- What is expected -
Go over the entries and report the lines where the word "boff" occurs.
___ Records for the exercise ___
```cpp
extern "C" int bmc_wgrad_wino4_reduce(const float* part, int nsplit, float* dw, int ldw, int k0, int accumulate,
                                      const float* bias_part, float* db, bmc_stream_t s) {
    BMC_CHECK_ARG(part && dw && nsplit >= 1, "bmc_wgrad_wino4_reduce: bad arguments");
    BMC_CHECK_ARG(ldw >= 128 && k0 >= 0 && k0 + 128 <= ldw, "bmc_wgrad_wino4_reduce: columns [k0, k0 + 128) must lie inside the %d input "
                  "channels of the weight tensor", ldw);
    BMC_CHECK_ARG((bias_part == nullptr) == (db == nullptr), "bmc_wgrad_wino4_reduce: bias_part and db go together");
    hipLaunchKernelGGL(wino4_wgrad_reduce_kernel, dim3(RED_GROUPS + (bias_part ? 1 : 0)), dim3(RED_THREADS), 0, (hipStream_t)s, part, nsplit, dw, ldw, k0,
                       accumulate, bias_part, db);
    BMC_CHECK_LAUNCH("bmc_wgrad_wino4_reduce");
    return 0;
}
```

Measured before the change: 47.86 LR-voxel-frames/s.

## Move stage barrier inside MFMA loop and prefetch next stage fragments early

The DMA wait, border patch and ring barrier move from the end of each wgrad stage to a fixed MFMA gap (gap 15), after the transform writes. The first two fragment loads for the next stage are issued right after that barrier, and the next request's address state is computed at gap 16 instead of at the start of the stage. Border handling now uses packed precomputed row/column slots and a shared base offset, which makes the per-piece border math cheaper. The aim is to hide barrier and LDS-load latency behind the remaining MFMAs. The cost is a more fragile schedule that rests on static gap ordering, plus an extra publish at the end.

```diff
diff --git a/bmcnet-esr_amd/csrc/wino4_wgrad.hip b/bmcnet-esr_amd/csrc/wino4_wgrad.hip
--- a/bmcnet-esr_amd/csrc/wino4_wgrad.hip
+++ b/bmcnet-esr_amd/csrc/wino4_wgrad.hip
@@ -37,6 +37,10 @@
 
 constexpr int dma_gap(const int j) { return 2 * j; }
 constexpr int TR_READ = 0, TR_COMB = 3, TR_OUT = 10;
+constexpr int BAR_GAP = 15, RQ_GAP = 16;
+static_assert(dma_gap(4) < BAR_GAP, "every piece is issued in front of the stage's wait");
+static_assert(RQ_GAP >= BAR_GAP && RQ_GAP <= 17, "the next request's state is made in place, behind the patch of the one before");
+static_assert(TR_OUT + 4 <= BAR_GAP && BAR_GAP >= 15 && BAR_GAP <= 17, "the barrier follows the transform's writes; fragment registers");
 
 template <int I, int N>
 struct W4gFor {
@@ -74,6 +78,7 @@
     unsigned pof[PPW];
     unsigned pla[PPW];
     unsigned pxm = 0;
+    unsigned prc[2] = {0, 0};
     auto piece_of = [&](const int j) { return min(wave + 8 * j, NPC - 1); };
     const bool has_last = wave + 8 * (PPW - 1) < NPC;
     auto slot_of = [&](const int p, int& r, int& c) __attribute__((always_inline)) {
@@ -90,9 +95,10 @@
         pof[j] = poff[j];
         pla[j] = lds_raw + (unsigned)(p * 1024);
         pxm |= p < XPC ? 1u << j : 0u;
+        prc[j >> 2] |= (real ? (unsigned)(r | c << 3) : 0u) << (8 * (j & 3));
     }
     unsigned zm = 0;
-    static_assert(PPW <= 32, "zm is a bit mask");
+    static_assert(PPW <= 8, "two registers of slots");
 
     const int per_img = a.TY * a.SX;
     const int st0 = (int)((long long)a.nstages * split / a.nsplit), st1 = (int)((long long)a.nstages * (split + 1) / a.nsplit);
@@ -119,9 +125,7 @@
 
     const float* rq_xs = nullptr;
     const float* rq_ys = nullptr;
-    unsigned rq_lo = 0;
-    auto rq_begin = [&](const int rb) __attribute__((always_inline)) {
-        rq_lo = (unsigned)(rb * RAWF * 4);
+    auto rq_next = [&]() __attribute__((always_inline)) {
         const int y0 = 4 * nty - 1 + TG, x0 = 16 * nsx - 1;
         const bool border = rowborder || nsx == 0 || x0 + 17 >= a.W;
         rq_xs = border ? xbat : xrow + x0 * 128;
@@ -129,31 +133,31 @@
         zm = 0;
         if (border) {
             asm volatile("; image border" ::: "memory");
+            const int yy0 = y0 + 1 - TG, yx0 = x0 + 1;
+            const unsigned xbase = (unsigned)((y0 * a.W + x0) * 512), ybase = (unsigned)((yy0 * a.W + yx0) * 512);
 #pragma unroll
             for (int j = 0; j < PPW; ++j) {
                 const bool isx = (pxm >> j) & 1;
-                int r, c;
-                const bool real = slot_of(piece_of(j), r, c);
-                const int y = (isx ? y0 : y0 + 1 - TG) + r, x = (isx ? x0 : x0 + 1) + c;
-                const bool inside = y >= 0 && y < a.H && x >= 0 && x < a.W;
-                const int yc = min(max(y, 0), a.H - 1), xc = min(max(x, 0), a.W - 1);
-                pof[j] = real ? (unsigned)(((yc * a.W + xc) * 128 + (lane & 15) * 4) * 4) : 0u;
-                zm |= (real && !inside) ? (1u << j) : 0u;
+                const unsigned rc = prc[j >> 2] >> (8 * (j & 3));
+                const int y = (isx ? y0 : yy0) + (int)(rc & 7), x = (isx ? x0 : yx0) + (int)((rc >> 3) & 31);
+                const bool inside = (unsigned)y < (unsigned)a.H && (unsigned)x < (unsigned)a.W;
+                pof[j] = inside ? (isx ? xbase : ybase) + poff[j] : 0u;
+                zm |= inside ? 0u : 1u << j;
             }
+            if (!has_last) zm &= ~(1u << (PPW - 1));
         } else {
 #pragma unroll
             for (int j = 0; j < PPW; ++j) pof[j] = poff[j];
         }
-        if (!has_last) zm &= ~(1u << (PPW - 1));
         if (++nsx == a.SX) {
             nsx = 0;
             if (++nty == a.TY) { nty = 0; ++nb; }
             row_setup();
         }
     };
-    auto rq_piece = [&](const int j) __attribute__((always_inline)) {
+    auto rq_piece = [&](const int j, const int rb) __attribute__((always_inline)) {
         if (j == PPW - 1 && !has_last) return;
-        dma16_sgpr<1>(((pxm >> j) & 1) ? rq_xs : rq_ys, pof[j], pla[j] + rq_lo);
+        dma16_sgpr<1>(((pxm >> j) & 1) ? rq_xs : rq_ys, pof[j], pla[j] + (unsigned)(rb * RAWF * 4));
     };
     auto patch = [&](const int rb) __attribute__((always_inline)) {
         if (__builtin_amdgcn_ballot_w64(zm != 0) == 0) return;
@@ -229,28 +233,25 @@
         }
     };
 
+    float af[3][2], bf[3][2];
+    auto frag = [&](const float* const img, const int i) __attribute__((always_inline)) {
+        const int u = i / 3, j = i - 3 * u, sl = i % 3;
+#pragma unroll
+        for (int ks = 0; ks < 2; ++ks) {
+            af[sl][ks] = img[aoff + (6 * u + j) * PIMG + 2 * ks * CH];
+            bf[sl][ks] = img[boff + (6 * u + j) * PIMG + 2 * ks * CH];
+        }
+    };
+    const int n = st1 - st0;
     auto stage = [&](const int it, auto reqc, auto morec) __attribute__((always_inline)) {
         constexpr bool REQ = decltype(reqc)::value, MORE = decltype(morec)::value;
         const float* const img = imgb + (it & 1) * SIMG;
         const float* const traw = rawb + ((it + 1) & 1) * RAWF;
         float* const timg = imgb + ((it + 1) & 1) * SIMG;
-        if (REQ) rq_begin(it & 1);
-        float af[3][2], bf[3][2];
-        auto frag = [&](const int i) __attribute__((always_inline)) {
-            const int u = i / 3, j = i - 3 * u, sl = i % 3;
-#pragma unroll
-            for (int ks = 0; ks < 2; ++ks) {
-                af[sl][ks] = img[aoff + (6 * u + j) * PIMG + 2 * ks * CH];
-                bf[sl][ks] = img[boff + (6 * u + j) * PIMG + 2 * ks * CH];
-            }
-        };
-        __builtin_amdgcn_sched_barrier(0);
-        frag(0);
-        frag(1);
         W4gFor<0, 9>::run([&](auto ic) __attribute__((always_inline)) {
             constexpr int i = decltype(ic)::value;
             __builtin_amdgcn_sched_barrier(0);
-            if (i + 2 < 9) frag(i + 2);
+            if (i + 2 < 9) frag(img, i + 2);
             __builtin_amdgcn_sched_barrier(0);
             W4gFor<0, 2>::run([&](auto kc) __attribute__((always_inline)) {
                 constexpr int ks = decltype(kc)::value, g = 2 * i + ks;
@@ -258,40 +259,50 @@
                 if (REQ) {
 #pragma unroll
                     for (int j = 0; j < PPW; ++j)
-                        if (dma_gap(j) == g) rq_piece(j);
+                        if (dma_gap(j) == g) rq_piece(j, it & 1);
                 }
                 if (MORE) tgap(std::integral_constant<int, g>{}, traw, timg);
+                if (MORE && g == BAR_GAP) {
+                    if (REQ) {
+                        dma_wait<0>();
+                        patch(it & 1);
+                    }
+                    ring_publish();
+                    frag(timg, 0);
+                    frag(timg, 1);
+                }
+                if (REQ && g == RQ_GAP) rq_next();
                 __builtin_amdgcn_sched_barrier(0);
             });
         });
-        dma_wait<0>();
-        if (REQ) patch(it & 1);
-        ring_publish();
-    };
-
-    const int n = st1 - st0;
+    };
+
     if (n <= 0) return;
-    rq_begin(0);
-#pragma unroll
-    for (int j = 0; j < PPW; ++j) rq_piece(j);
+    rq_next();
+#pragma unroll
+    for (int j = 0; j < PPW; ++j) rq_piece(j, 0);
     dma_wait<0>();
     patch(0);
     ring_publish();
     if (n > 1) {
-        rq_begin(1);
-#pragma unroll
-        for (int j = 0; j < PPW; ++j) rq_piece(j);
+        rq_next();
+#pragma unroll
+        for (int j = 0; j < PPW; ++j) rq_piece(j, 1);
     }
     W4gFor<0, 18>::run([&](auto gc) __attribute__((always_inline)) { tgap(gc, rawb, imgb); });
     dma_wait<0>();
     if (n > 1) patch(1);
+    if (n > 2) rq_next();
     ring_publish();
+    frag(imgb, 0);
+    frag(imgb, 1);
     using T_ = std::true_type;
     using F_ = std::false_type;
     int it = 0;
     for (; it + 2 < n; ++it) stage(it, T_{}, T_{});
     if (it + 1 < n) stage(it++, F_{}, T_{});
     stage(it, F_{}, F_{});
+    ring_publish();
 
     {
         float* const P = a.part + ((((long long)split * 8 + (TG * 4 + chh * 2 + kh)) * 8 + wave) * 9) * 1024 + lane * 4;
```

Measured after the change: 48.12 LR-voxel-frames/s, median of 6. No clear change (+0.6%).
___
___ Records for the exercise ___
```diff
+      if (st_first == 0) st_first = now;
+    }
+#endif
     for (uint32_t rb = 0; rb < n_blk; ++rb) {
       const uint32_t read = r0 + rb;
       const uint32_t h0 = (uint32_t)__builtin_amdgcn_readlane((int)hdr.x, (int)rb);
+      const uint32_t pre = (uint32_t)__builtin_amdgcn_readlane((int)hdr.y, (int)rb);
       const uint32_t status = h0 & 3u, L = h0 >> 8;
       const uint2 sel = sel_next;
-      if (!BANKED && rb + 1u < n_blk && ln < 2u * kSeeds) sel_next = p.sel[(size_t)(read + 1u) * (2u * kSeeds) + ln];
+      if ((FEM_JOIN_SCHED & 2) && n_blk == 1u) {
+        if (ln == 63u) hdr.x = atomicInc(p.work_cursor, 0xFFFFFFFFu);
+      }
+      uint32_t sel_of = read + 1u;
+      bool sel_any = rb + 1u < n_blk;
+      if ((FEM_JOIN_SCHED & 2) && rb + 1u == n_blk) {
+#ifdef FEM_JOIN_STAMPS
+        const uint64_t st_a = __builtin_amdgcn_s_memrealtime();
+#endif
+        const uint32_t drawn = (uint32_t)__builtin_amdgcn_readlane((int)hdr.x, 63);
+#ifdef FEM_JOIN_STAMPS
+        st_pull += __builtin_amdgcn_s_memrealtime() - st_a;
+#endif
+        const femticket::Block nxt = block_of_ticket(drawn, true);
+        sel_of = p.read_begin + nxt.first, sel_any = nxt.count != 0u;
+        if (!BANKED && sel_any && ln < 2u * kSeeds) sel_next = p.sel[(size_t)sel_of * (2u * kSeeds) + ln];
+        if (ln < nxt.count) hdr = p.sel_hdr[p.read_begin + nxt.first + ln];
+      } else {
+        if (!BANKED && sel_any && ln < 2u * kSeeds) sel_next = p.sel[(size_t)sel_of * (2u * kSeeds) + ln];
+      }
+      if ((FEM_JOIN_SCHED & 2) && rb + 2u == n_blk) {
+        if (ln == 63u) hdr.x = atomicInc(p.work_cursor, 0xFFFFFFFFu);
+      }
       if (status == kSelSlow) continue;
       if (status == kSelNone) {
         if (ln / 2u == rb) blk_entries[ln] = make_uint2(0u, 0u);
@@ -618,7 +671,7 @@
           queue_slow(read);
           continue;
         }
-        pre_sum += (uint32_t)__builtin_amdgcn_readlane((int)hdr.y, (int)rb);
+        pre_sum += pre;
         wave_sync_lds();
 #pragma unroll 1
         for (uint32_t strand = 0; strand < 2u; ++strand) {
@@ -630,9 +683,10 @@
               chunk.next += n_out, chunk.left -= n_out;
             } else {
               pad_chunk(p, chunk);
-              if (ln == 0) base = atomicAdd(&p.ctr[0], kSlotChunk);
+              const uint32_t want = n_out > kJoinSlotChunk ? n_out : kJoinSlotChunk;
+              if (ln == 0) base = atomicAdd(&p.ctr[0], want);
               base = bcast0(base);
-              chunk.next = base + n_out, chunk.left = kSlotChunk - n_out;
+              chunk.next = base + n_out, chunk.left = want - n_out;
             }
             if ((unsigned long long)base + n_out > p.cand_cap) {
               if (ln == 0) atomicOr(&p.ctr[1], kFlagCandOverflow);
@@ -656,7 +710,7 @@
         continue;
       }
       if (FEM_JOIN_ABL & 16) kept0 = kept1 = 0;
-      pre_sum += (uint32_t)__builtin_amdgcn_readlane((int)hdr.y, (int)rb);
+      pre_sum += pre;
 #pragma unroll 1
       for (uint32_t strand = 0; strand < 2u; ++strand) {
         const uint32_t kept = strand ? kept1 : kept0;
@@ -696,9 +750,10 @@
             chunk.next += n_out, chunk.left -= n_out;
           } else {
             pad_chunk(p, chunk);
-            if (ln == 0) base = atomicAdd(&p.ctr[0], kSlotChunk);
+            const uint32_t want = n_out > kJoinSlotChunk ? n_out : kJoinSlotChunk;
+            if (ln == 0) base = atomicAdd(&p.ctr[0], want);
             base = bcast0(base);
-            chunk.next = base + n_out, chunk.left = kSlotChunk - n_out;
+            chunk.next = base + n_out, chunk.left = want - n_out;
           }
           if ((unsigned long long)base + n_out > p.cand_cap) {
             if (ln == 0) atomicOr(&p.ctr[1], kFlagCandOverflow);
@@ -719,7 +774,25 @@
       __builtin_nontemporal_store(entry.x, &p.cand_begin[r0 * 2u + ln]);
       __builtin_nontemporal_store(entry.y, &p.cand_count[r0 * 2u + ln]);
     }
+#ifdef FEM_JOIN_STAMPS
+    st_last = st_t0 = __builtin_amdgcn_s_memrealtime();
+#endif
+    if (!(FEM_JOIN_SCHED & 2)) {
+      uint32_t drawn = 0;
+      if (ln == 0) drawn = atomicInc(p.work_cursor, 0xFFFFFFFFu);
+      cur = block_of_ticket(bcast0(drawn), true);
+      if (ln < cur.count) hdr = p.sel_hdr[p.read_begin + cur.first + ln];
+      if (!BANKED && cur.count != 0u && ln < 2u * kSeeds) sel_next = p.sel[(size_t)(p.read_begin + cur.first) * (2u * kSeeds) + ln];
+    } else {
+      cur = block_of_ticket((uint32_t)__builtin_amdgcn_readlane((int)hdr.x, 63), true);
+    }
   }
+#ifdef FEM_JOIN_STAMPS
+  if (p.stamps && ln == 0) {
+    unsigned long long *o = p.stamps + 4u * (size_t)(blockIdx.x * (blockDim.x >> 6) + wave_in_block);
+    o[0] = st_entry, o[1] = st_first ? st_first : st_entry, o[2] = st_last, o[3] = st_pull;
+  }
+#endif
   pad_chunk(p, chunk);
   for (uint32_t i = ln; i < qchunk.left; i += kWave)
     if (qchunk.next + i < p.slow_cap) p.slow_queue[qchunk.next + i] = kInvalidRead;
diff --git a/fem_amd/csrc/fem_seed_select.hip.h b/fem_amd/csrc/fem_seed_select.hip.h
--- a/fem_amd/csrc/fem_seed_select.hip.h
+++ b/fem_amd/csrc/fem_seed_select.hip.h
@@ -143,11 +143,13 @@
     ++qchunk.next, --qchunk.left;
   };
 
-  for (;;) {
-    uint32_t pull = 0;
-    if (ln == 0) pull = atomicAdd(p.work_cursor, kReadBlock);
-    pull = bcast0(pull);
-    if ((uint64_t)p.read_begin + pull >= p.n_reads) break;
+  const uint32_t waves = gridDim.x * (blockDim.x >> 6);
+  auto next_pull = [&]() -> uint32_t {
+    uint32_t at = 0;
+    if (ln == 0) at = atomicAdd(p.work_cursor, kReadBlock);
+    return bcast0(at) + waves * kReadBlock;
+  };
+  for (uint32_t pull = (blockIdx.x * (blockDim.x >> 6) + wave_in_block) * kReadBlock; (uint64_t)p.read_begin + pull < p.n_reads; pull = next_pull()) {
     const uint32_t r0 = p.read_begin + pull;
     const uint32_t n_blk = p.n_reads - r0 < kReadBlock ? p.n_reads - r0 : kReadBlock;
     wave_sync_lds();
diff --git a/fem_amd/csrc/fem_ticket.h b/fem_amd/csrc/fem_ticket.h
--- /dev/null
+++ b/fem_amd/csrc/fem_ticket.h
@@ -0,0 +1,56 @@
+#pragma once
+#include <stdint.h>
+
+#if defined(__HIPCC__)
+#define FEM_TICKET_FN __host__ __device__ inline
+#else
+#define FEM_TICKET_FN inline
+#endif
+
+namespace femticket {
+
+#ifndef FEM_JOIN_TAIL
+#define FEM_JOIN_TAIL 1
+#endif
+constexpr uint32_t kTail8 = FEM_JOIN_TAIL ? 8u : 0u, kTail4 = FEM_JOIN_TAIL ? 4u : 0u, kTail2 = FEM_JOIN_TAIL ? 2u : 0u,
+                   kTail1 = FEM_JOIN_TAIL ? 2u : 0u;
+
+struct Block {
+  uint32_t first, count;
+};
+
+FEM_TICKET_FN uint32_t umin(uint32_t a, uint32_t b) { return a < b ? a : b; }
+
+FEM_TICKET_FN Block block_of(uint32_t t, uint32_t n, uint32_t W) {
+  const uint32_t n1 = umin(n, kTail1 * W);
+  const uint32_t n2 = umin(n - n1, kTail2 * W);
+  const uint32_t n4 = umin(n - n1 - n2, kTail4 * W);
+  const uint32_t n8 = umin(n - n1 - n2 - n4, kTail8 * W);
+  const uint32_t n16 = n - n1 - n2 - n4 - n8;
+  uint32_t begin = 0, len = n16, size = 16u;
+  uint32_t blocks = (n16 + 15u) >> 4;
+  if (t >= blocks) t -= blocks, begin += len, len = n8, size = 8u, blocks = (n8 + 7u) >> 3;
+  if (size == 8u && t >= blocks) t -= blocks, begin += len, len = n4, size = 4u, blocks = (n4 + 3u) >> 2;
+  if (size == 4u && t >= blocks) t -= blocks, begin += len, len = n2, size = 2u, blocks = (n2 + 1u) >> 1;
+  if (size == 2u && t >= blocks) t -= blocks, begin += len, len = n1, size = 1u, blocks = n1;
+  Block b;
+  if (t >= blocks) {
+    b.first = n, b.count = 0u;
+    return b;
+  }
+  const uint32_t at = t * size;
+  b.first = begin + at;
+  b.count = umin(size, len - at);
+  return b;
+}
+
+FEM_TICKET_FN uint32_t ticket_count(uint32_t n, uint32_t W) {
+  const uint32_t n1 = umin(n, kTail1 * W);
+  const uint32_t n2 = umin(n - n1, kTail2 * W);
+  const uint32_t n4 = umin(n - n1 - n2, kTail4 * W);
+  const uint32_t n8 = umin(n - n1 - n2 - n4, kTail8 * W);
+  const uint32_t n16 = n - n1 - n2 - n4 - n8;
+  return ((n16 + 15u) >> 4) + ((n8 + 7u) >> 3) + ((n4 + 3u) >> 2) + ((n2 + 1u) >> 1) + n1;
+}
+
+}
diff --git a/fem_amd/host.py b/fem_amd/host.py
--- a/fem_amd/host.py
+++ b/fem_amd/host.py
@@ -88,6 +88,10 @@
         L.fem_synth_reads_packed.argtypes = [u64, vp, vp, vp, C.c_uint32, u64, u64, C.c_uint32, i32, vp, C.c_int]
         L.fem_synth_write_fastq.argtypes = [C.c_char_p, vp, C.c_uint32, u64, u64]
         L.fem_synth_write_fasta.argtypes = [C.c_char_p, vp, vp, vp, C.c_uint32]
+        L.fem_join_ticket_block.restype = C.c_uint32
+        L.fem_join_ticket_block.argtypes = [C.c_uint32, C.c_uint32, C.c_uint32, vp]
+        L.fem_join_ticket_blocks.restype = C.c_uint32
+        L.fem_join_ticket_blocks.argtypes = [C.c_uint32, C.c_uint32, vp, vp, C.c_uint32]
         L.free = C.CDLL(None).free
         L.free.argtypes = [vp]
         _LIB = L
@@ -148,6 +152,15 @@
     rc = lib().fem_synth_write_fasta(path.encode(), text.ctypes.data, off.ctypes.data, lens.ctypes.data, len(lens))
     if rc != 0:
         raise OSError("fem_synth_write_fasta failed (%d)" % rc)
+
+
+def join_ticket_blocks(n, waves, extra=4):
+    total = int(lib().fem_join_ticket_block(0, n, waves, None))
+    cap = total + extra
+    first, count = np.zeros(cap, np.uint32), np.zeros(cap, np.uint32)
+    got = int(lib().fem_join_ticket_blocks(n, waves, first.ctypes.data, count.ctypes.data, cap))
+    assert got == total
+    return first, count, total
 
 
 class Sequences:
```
___
- Solved problem -
+            bf[sl][ks] = img[boff + (6 * u + j) * PIMG + 2 * ks * CH];
-                bf[sl][ks] = img[boff + (6 * u + j) * PIMG + 2 * ks * CH];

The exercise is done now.